[Items listed in a dataset]
----------
@@ -233,6 +236,30 @@
                          : bn_dz_remask(g.v[j], xh, gamma ? k.ga.v[j] : 1.f, gamma ? k.be.v[j] : 0.f, gamma != nullptr, act);
       s0[j] += (double)dz * (double)xh; s1[j] += (double)dz;
     }
+  }
+};
+
+struct BnBwdMaskOp {
+  const float* dy; int lddy; const uint8_t* mask; int CQ; const float* x; int ldx; const float* mean; const float* invstd;
+  float* dz; int lddz;
+  template <int VW> struct Ctx { VecF<VW> mu, is; };
+  template <int VW> __device__ Ctx<VW> ctx(int c) const {
+    Ctx<VW> k;
+    k.mu = ldv<VW>(mean + c); k.is = ldv<VW>(invstd + c);
+    return k;
+  }
+  template <int VW> __device__ void row(long m, int c, const Ctx<VW>& k, double* s0, double* s1) const {
+    const VecF<VW> g = ldv<VW>(dy + m * lddy + c), xx = ldv<VW>(x + m * ldx + c);
+    const unsigned bits = mask[m * CQ + (c >> 2)];
+    VecF<VW> o;
+#pragma unroll
+    for (int j = 0; j < VW; ++j) {
+      const float xh = (xx.v[j] - k.mu.v[j]) * k.is.v[j];
+      const float dzv = g.v[j] * ((bits >> ((c + j) & 3)) & 1u ? 1.f : 0.f);
+      s0[j] += (double)dzv * (double)xh; s1[j] += (double)dzv;
+      o.v[j] = dzv;
+    }
+    stv<VW>(dz + m * lddz + c, o);
   }
 };
 
@@ -300,6 +327,44 @@
     if ((dx && batch_stats) || remask) xx = ldv<VW>(x + m * ldx + c);
     if (!fixed_c) load_params(c);
     finish(m, c, g, xx, yy);
+  }
+}
+
+template <int VW>
+__global__ __launch_bounds__(256) void bn_bwd_apply_dz_kernel(const float* dz, int lddz, const float* x, int ldx, long M, int C,
+                                                              const float* mean, const float* invstd, const float* gamma,
+                                                              int batch_stats, const float* dgamma, const float* dbeta, float* dx,
+                                                              int lddx, int cv_shift) {
+  const int CV = C / VW;
+  const long total = M * CV;
+  const float invM = 1.f / (float)M;
+  const long stride = (long)gridDim.x * 256;
+  const bool fixed_c = cv_shift >= 0 && (stride & (long)(CV - 1)) == 0;
+  VecF<VW> ga, mu, is, dg, db;
+  auto load_params = [&](int c) {
+    is = ldv<VW>(invstd + c);
+    if (gamma) ga = ldv<VW>(gamma + c);
+    if (batch_stats) { mu = ldv<VW>(mean + c); dg = ldv<VW>(dgamma + c); db = ldv<VW>(dbeta + c); }
+  };
+  if (fixed_c) load_params((int)((blockIdx.x * 256L + threadIdx.x) & (long)(CV - 1)) * VW);
+  for (long e = blockIdx.x * 256L + threadIdx.x; e < total; e += stride) {
+    const long m = cv_shift >= 0 ? (e >> cv_shift) : e / CV;
+    const int c = (int)(e - m * CV) * VW;
+    const VecF<VW> d = ldv<VW>(dz + m * lddz + c);
+    VecF<VW> xx, o;
+    if (batch_stats) xx = ldv<VW>(x + m * ldx + c);
+    if (!fixed_c) load_params(c);
+#pragma unroll
+    for (int j = 0; j < VW; ++j) {
+      const float gm = gamma ? ga.v[j] : 1.f;
+      if (batch_stats) {
+        const float xh = (xx.v[j] - mu.v[j]) * is.v[j];
+        o.v[j] = gm * is.v[j] * (d.v[j] - db.v[j] * invM - xh * dg.v[j] * invM);
+      } else {
+        o.v[j] = gm * is.v[j] * d.v[j];
+      }
+    }
+    stv<VW>(dx + m * lddx + c, o);
   }
 }
 
@@ -844,22 +909,29 @@
   return 0;
 }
----------
| Task objective |
Would you write out all the records exactly as they read?

| Exercise result |
@@ -233,6 +236,30 @@
                          : bn_dz_remask(g.v[j], xh, gamma ? k.ga.v[j] : 1.f, gamma ? k.be.v[j] : 0.f, gamma != nullptr, act);
       s0[j] += (double)dz * (double)xh; s1[j] += (double)dz;
     }
+  }
+};
+
+struct BnBwdMaskOp {
+  const float* dy; int lddy; const uint8_t* mask; int CQ; const float* x; int ldx; const float* mean; const float* invstd;
+  float* dz; int lddz;
+  template <int VW> struct Ctx { VecF<VW> mu, is; };
+  template <int VW> __device__ Ctx<VW> ctx(int c) const {
+    Ctx<VW> k;
+    k.mu = ldv<VW>(mean + c); k.is = ldv<VW>(invstd + c);
+    return k;
+  }
+  template <int VW> __device__ void row(long m, int c, const Ctx<VW>& k, double* s0, double* s1) const {
+    const VecF<VW> g = ldv<VW>(dy + m * lddy + c), xx = ldv<VW>(x + m * ldx + c);
+    const unsigned bits = mask[m * CQ + (c >> 2)];
+    VecF<VW> o;
+#pragma unroll
+    for (int j = 0; j < VW; ++j) {
+      const float xh = (xx.v[j] - k.mu.v[j]) * k.is.v[j];
+      const float dzv = g.v[j] * ((bits >> ((c + j) & 3)) & 1u ? 1.f : 0.f);
+      s0[j] += (double)dzv * (double)xh; s1[j] += (double)dzv;
+      o.v[j] = dzv;
+    }
+    stv<VW>(dz + m * lddz + c, o);
   }
 };
 
@@ -300,6 +327,44 @@
     if ((dx && batch_stats) || remask) xx = ldv<VW>(x + m * ldx + c);
     if (!fixed_c) load_params(c);
     finish(m, c, g, xx, yy);
+  }
+}
+
+template <int VW>
+__global__ __launch_bounds__(256) void bn_bwd_apply_dz_kernel(const float* dz, int lddz, const float* x, int ldx, long M, int C,
+                                                              const float* mean, const float* invstd, const float* gamma,
+                                                              int batch_stats, const float* dgamma, const float* dbeta, float* dx,
+                                                              int lddx, int cv_shift) {
+  const int CV = C / VW;
+  const long total = M * CV;
+  const float invM = 1.f / (float)M;
+  const long stride = (long)gridDim.x * 256;
+  const bool fixed_c = cv_shift >= 0 && (stride & (long)(CV - 1)) == 0;
+  VecF<VW> ga, mu, is, dg, db;
+  auto load_params = [&](int c) {
+    is = ldv<VW>(invstd + c);
+    if (gamma) ga = ldv<VW>(gamma + c);
+    if (batch_stats) { mu = ldv<VW>(mean + c); dg = ldv<VW>(dgamma + c); db = ldv<VW>(dbeta + c); }
+  };
+  if (fixed_c) load_params((int)((blockIdx.x * 256L + threadIdx.x) & (long)(CV - 1)) * VW);
+  for (long e = blockIdx.x * 256L + threadIdx.x; e < total; e += stride) {
+    const long m = cv_shift >= 0 ? (e >> cv_shift) : e / CV;
+    const int c = (int)(e - m * CV) * VW;
+    const VecF<VW> d = ldv<VW>(dz + m * lddz + c);
+    VecF<VW> xx, o;
+    if (batch_stats) xx = ldv<VW>(x + m * ldx + c);
+    if (!fixed_c) load_params(c);
+#pragma unroll
+    for (int j = 0; j < VW; ++j) {
+      const float gm = gamma ? ga.v[j] : 1.f;
+      if (batch_stats) {
+        const float xh = (xx.v[j] - mu.v[j]) * is.v[j];
+        o.v[j] = gm * is.v[j] * (d.v[j] - db.v[j] * invM - xh * dg.v[j] * invM);
+      } else {
+        o.v[j] = gm * is.v[j] * d.v[j];
+      }
+    }
+    stv<VW>(dx + m * lddx + c, o);
   }
 }
 
@@ -844,22 +909,29 @@
   return 0;
 }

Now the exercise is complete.